METHODS: Whole-exome sequencing was performed on 163 patients with HLAP and 30 patients with biliary acute pancreatitis (BAP). The pathogenicity of mutations was then assessed by combining clinical information, predictions of bioinformatics programs, information from multiple gene databases, and residue location and conservation. The pathogenic mutations of APOA5 were visualized using the software.

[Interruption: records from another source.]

template <int HOFF = 4>
__device__ __forceinline__ void load_bias6(Bias6& b, const GemmArgs& g, int col) {
    const f32x4 z = {0.f, 0.f, 0.f, 0.f};
    b.lo = z; b.hi = z;
    if (g.bias) {
        b.lo = *(const f32x4*)(g.bias + col);
        b.hi = *(const f32x4*)(g.bias + col + HOFF);
    }
}
__device__ __forceinline__ void pin_bias6(Bias6& b) { asm volatile("" : "+v"(b.lo), "+v"(b.hi)); }

__device__ __forceinline__ __amdgpu_buffer_rsrc_t rowstat_rsrc6(const GemmArgs& g, int row0) {
    const int rvs = wave_valid_rows(g.M - row0, P6_TM * 32);
    return make_rsrc((const char*)g.ex.rowstat + (int64_t)row0 * 8, (uint32_t)rvs * 8u);
}

constexpr int P6_P16_ROWB = 128 + 16;
static_assert(32 * P6_P16_ROWB <= P6_SLAB_BYTES, "16-bit slab must fit into the wave's slab");
struct RowStatP { u32x2 v[2]; };
__device__ __forceinline__ void load_rowstat_p(RowStatP& rs, __amdgpu_buffer_rsrc_t rrs, int l15, int slab) {
    rs.v[0] = __builtin_amdgcn_raw_buffer_load_b64(rrs, (slab * 32 + l15) * 8, 0, 0);
    rs.v[1] = __builtin_amdgcn_raw_buffer_load_b64(rrs, (slab * 32 + 16 + l15) * 8, 0, 0);
}
template <typename T, int EPI, typename PREFETCH_DMA, typename PREFETCH_BIAS>
__device__ __forceinline__ void epilogue6_park16(Acc6& acc, const GemmArgs& g, char* smem, int wave, int lane, int row0, int col0,
                                                 const Bias6& b01, const Bias6& b23, const Bias6& s01, const Bias6& s23,
                                                 const RowStatP& rs0, __amdgpu_buffer_rsrc_t rrs,
                                                 PREFETCH_DMA&& prefetch_dma, PREFETCH_BIAS&& prefetch_bias, int dbg_iter = 0) {
    constexpr bool LN = epi_is_ln(EPI);
    const int l15 = lane & 15, lq = lane >> 4;
    char* slab = smem + P6_SLAB_OFF + wave * P6_SLAB_BYTES;
    const int rr = lane >> 3, c8 = lane & 7;
    const bool q_strip = col0 < g.qcols;
    const float qsc = (epi_is_qkv(EPI) && q_strip) ? g.qscale : 1.f;
    const int rv = wave_valid_rows(g.M - row0, P6_TM * 32);
    const uint32_t nbytes = rv > 0 ? (uint32_t)(((int64_t)(rv - 1) * g.ldc + 64) * 2) : 0u;
    __amdgpu_buffer_rsrc_t ro = make_rsrc((const char*)g.out + ((int64_t)row0 * g.ldc + col0) * 2, nbytes);
    const int voff = (rr * (int)g.ldc + c8 * 8) * 2;
    int rstep = 8 * (int)g.ldc * 2;
    int sstep = 32 * (int)g.ldc * 2;
    asm volatile("" : "+s"(rstep), "+s"(sstep));
    prefetch_dma();
    RowStatP rs[2];
    rs[0] = rs0;
    char* wr = slab + l15 * P6_P16_ROWB + 8 * lq;
#pragma unroll
    for (int i = 0; i < P6_TM; ++i) {
        if constexpr (LN) { if (i + 1 < P6_TM) load_rowstat_p(rs[(i + 1) & 1], rrs, l15, i + 1); }
#pragma unroll
        for (int ib = 0; ib < 2; ++ib) {
            float rstd = 0.f, mrs = 0.f;
            if constexpr (LN) {
                asm("v_mov_b32 %0, %1" : "=v"(rstd) : "v"(rs[i & 1].v[ib][0]));
                asm("v_mov_b32 %0, %1" : "=v"(mrs) : "v"(rs[i & 1].v[ib][1]));
            }
#pragma unroll
            for (int jp = 0; jp < 2; ++jp) {
                const Bias6& bb = jp ? b23 : b01;
                const Bias6& ss = jp ? s23 : s01;
                const u32x4 pk = epi16_finish<T, EPI>(acc[2 * i + ib][2 * jp], acc[2 * i + ib][2 * jp + 1], bb.lo, bb.hi, ss.lo, ss.hi,
                                                      rstd, mrs, q_strip, qsc);
                u32x2 h0, h1;
                h0[0] = pk[0]; h0[1] = pk[1]; h1[0] = pk[2]; h1[1] = pk[3];
                *(u32x2*)(wr + ib * 16 * P6_P16_ROWB + (2 * jp) * 32) = h0;
                *(u32x2*)(wr + ib * 16 * P6_P16_ROWB + (2 * jp + 1) * 32) = h1;
            }
        }
        wave_lds_fence();
#pragma unroll
        for (int it = 0; it < 4; ++it) {
            const u32x4 v = *(const u32x4*)(slab + (it * 8 + rr) * P6_P16_ROWB + c8 * 16);
            __builtin_amdgcn_raw_buffer_store_b128(v, ro, voff + (i * sstep + it * rstep), 0, 0);
        }
        wave_lds_fence();
        PG_TS(g, dbg_iter, wave, 3 + i);
        if (i == 0) prefetch_bias();
    }
}

struct XRows6 { u32x4 v[4][2]; };
template <int IT0 = 0, int IT1 = 4>
__device__ __forceinline__ void fetch_xrows6(XRows6& x, __amdgpu_buffer_rsrc_t ro, int voff, int slab_off, int rstep) {
#pragma unroll
    for (int it = IT0; it < IT1; ++it)
#pragma unroll
        for (int h = 0; h < 2; ++h)
            x.v[it][h] =
                __builtin_amdgcn_raw_buffer_load_b128(ro, voff + 128 * h, __builtin_amdgcn_readfirstlane(slab_off + it * rstep), 0);
}
constexpr int P6_X0_EARLY = 2;
struct ResidCtx6 {
    __amdgpu_buffer_rsrc_t ro, rx16, rstat;
    int voff;
};
__device__ __forceinline__ ResidCtx6 make_resid6(const GemmArgs& g, int row0, int col0, int lane) {
    ResidCtx6 r;
    const int rv = wave_valid_rows(g.M - row0, P6_TM * 32);
    const uint32_t nel = rv > 0 ? (uint32_t)((int64_t)(rv - 1) * g.ldc + 64) : 0u;
    r.ro = make_rsrc((const char*)g.out + ((int64_t)row0 * g.ldc + col0) * 4, nel * 4u);
    r.rx16 = make_rsrc((const char*)g.ex.x16 + ((int64_t)row0 * g.ldc + col0) * 2, nel * 2u);
    r.rstat = make_rsrc((const char*)(g.ex.statpart + ((int64_t)(col0 / 64) * g.ex.stat_rows + row0) * 2), (uint32_t)rv * 8u);
    r.voff = ((lane >> 3) * (int)g.ldc + (lane & 7) * 4) * 4;
    return r;
}
template <typename T, typename PREFETCH_DMA, typename PREFETCH_BIAS>
__device__ __forceinline__ void epilogue6_resid(Acc6& acc, const GemmArgs& g, char* smem, int wave, int lane, int row0, int col0,
                                                const Bias6& bias, const XRows6& x0, const ResidCtx6& rc,
                                                PREFETCH_DMA&& prefetch_dma, PREFETCH_BIAS&& prefetch_bias, int dbg_iter = 0) {
    constexpr int ROWPF = P6_SLAB_ROWF;
    const int l15 = lane & 15, lq = lane >> 4;
    float* slab = (float*)(smem + P6_SLAB_OFF + wave * P6_SLAB_BYTES);
    const int rr = lane >> 3, cc = (lane & 7) * 4;
    int rstep = 8 * (int)g.ldc * 4;
    int sstep = 32 * (int)g.ldc * 4;
    asm volatile("" : "+s"(rstep), "+s"(sstep));
    prefetch_dma();
    XRows6 xr[2];
#pragma unroll
    for (int it = 0; it < P6_X0_EARLY; ++it) { xr[0].v[it][0] = x0.v[it][0]; xr[0].v[it][1] = x0.v[it][1]; }
    auto process = [&](int i, int it) {
        const int r = it * 8 + rr;
        const f32x4 lo = *(const f32x4*)(slab + r * ROWPF + cc);
        const f32x4 hi = *(const f32x4*)(slab + r * ROWPF + cc + 32);
        const int ooff = rc.voff + (i * sstep + it * rstep);
        const f32x4 x = epi_resid4(__builtin_bit_cast(f32x4, xr[i & 1].v[it][0]), lo, bias.lo);
        const f32x4 y = epi_resid4(__builtin_bit_cast(f32x4, xr[i & 1].v[it][1]), hi, bias.hi);
        __builtin_amdgcn_raw_buffer_store_b128(__builtin_bit_cast(u32x4, x), rc.ro, ooff, 0, 0);
        __builtin_amdgcn_raw_buffer_store_b128(__builtin_bit_cast(u32x4, y), rc.ro, ooff + 128, 0, 0);
        __builtin_amdgcn_raw_buffer_store_b64(epi_copy16x4<T>(x), rc.rx16, ooff >> 1, 0, 0);
        __builtin_amdgcn_raw_buffer_store_b64(epi_copy16x4<T>(y), rc.rx16, (ooff >> 1) + 64, 0, 0);
        float s1, s2;
        epi_stat8(x, y, s1, s2);
        s1 = row8_sum(s1);
        s2 = row8_sum(s2);
        if ((lane & 7) == 0) { slab[r * ROWPF + 64] = s1; slab[r * ROWPF + 65] = s2; }
    };
#pragma unroll
    for (int i = 0; i < P6_TM; ++i) {
#pragma unroll
        for (int ib = 0; ib < 2; ++ib)
#pragma unroll
            for (int j = 0; j < 4; ++j) *(f32x4*)(slab + (ib * 16 + l15) * ROWPF + j * 16 + 4 * lq) = acc[2 * i + ib][j];
        if (i == 0) fetch_xrows6<P6_X0_EARLY, 4>(xr[0], rc.ro, rc.voff, 0, rstep);
        if (i + 1 < P6_TM) fetch_xrows6<0, 2>(xr[(i + 1) & 1], rc.ro, rc.voff, (i + 1) * sstep, rstep);
        wave_lds_fence();
        process(i, 0);
        process(i, 1);
        if (i + 1 < P6_TM) fetch_xrows6<2, 4>(xr[(i + 1) & 1], rc.ro, rc.voff, (i + 1) * sstep, rstep);
        process(i, 2);
        process(i, 3);
        wave_lds_fence();
        if (lane < 32)
            __builtin_amdgcn_raw_buffer_store_b64(*(const u32x2*)(slab + lane * ROWPF + 64), rc.rstat, lane * 8 + i * 256, 0, 0);
        wave_lds_fence();
        PG_TS(g, dbg_iter, wave, 3 + i);
        if (i == 0) prefetch_bias();
    }
}

template <typename T, int EPI>
__global__ __launch_bounds__(512) void gemm_pp6_kernel(GemmArgs g) {
    extern __shared__ __attribute__((aligned(16))) char smem[];
    const int tid = threadIdx.x;
    const int lane = tid & 63;
    const int wave = __builtin_amdgcn_readfirstlane(tid >> 6);
    const int wm = wave >> 2, wn = wave & 3;
    const bool follower = (wm == 1);

    const int r0 = wave * 8 + (lane >> 3);
    const int ch = (lane & 7) ^ ((r0 >> 1) & 7);
    const int voffA = r0 * (int)g.lda * 2 + ch * 16;
    const int voffW = r0 * (int)g.ldw * 2 + ch * 16;
    const int l15 = lane & 15;
    const int xo0 = ((lane >> 4) ^ ((lane >> 1) & 7)) << 4;
    const uint32_t smem0 = (uint32_t)(uintptr_t)(__attribute__((address_space(3))) char*)smem;
    const uint32_t baseA = smem0 + (wm * (P6_TM * 32) + l15) * ROWB + xo0;
    const uint32_t baseB = smem0 + P6_W_OFF + (wn * 64 + l15) * ROWB + xo0;
    constexpr bool RSTAT = (EPI == EPI_RESID_STAT);
    constexpr int BHOFF = RSTAT ? 32 : 16;
    const int ecc = RSTAT ? (lane & 7) * 4 : (lane >> 4) * 4;

    const int nt = g.K / BK;
    const int nblk = gridDim.x;
    int L = xcd_remap(blockIdx.x, nblk);
    if (L >= g.ntiles) return;
    xcd_stagger_wait(g.xcd_stagger_ticks);
    Tile6 c = make_tile6(g, L);
    issue_dma6<0, P6_NDMA>(c, smem, wave, voffA, voffW, 0);
    Bias6 bias;
    load_bias6<BHOFF>(bias, g, c.n0 + wn * 64 + ecc);
    pin_bias6(bias);
    constexpr int NST = (P6_TM - 1) * 4;
    bool first = true;
    int dbg_iter = 0;

    while (true) {
        Acc6 acc;
        if (first) {
            wait_vm0();
        } else {
            asm volatile("s_waitcnt vmcnt(%0)" ::"n"(NST) : "memory");
            __builtin_amdgcn_sched_barrier(0);
        }
        wait_lgkm0();
        raw_barrier();
        PG_TS(g, dbg_iter, wave, 0);
        if (follower) raw_barrier();
        ktile6<T, true, 0>(acc, smem, baseA, baseB, c, wave, voffA, voffW, ROWB, true);
        ktile6<T, false, 1>(acc, smem, baseA, baseB, c, wave, voffA, voffW, 2 * ROWB, true);
        for (int t = 2; t < nt; t += 2) {
            ktile6<T, false, 0>(acc, smem, baseA, baseB, c, wave, voffA, voffW, (t + 1) * ROWB, true);
            ktile6<T, false, 1>(acc, smem, baseA, baseB, c, wave, voffA, voffW, (t + 2) * ROWB, t + 2 < nt);
        }
        PG_TS(g, dbg_iter, wave, 1);
        const int row0 = c.m0 + wm * (P6_TM * 32), col0 = c.n0 + wn * 64;
        Bias6 cs;
        Bias6 b23, cs23;
        RowStatP rsp;
        __amdgpu_buffer_rsrc_t rrs = c.ra;
        if constexpr (!RSTAT) load_bias6<16>(b23, g, col0 + 32 + ecc);
        if constexpr (epi_is_ln(EPI)) {
            cs.lo = *(const f32x4*)(g.ex.colsum + col0 + ecc);
            cs.hi = *(const f32x4*)(g.ex.colsum + col0 + ecc + BHOFF);
            rrs = rowstat_rsrc6(g, row0);
            cs23.lo = *(const f32x4*)(g.ex.colsum + col0 + 32 + ecc);
            cs23.hi = *(const f32x4*)(g.ex.colsum + col0 + 48 + ecc);
            load_rowstat_p(rsp, rrs, l15, 0);
        }
        ResidCtx6 rc;
        XRows6 x0;
        if constexpr (RSTAT) {
            rc = make_resid6(g, row0, col0, lane);
            fetch_xrows6<0, P6_X0_EARLY>(x0, rc.ro, rc.voff, 0, 8 * (int)g.ldc * 4);
        }
        if (!follower) raw_barrier();
        asm volatile("s_nop 7\n\ts_nop 7" ::: "memory");
        PG_TS(g, dbg_iter, wave, 2);

        L += nblk;
        const bool more = L < g.ntiles;
        Bias6 bias_next = bias;
        auto prefetch_dma = [&]() {
            c = make_tile6(g, more ? L : L - nblk);
            issue_dma6<0, P6_NDMA>(c, smem, wave, voffA, voffW, 0);
        };
        auto prefetch_bias = [&]() { load_bias6<BHOFF>(bias_next, g, c.n0 + wn * 64 + ecc); };
        if constexpr (RSTAT) epilogue6_resid<T>(acc, g, smem, wave, lane, row0, col0, bias, x0, rc, prefetch_dma, prefetch_bias, dbg_iter);
        else epilogue6_park16<T, EPI>(acc, g, smem, wave, lane, row0, col0, bias, b23, cs, cs23, rsp, rrs, prefetch_dma, prefetch_bias, dbg_iter);
        PG_TS(g, dbg_iter, wave, 9);
        ++dbg_iter;
        if (!more) break;
        pin_bias6(bias_next);
        bias = bias_next;
        first = false;
    }
}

RESULTS: 1. Compared with BAP patients, pathogenic mutations of APOA5 were frequent in HLAP patients; among them, the heterozygous mutation of p.G185C was the most common. 2. All six pathogenic mutations of APOA5 identified in this study (p.S35N, p.D167V, p.G185C, p.K188I, p.R223C, and p.H182fs) were positively correlated with severe HTG; they were all in the important domains of apolipoprotein A-V (apoA-V). Residue 223 is strictly conserved in multiple mammals and is located in the lipoprotein lipase (LPL)-binding domain (Pro215-Phe261). When Arg 223 is mutated to Cys 223, the positive charge of this residue is reduced, which is potentially destructive to the binding function of apoA-V to LPL. 3. Four new APOA5 mutations were identified, namely c.563A > T, c.667C > T, c.788G > A, and c.544_545 insGGTGC.
CONCLUSIONS: The pathogenic mutations of APOA5 were specific to the patients with HLAP and severe HTG in China, and identifying such mutations had clinical significance in elucidating the etiology and subsequent treatment.
摘要:
目的:研究基因突变在高脂血症性急性胰腺炎(HLAP)患者严重高甘油三酯血症(HTG)发展中的作用。特别是不同的载脂蛋白A5(APOA5)突变。
方法:对163例HLAP患者和30例胆源性急性胰腺炎(BAP)患者进行全外显子组测序。然后通过结合临床信息评估突变的致病性,生物信息学项目的预测,来自多个基因数据库的信息,以及残留物的位置和保护。使用该软件可视化APOA5的致病突变。
结果:1.与BAP患者相比,APOA5的致病突变在HLAP患者中常见;其中,p.G185C的杂合突变最为常见。2.在这项研究中确定了APOA5的所有六个致病性突变(p。S35N,p.D167V,p.G185C,p.K188I,p.R223C,和p.H182fs)与重度HTG呈正相关;它们都在载脂蛋白A-V(apoA-V)的重要结构域中。残基223在多种哺乳动物中严格保守,位于脂蛋白脂肪酶(LPL)结合域(Pro215-Phe261)中。当Arg223突变为Cys223时,该残基的正电荷减少,这可能会破坏apoA-V与LPL的结合功能。3.发现了四个新的APOA5突变,即c.563A>T,c.667C>T,c.788G>A,和c.544_545inSGTGC。
结论:APOA5的致病突变在中国HLAP和重度HTG患者中具有特异性。鉴定这些突变对阐明病因和后续治疗具有临床意义。
方法:对163例HLAP患者和30例胆源性急性胰腺炎(BAP)患者进行全外显子组测序。然后通过结合临床信息评估突变的致病性,生物信息学项目的预测,来自多个基因数据库的信息,以及残留物的位置和保护。使用该软件可视化APOA5的致病突变。
结果:1.与BAP患者相比,APOA5的致病突变在HLAP患者中常见;其中,p.G185C的杂合突变最为常见。2.在这项研究中确定了APOA5的所有六个致病性突变(p。S35N,p.D167V,p.G185C,p.K188I,p.R223C,和p.H182fs)与重度HTG呈正相关;它们都在载脂蛋白A-V(apoA-V)的重要结构域中。残基223在多种哺乳动物中严格保守,位于脂蛋白脂肪酶(LPL)结合域(Pro215-Phe261)中。当Arg223突变为Cys223时,该残基的正电荷减少,这可能会破坏apoA-V与LPL的结合功能。3.发现了四个新的APOA5突变,即c.563A>T,c.667C>T,c.788G>A,和c.544_545inSGTGC。
结论:APOA5的致病突变在中国HLAP和重度HTG患者中具有特异性。鉴定这些突变对阐明病因和后续治疗具有临床意义。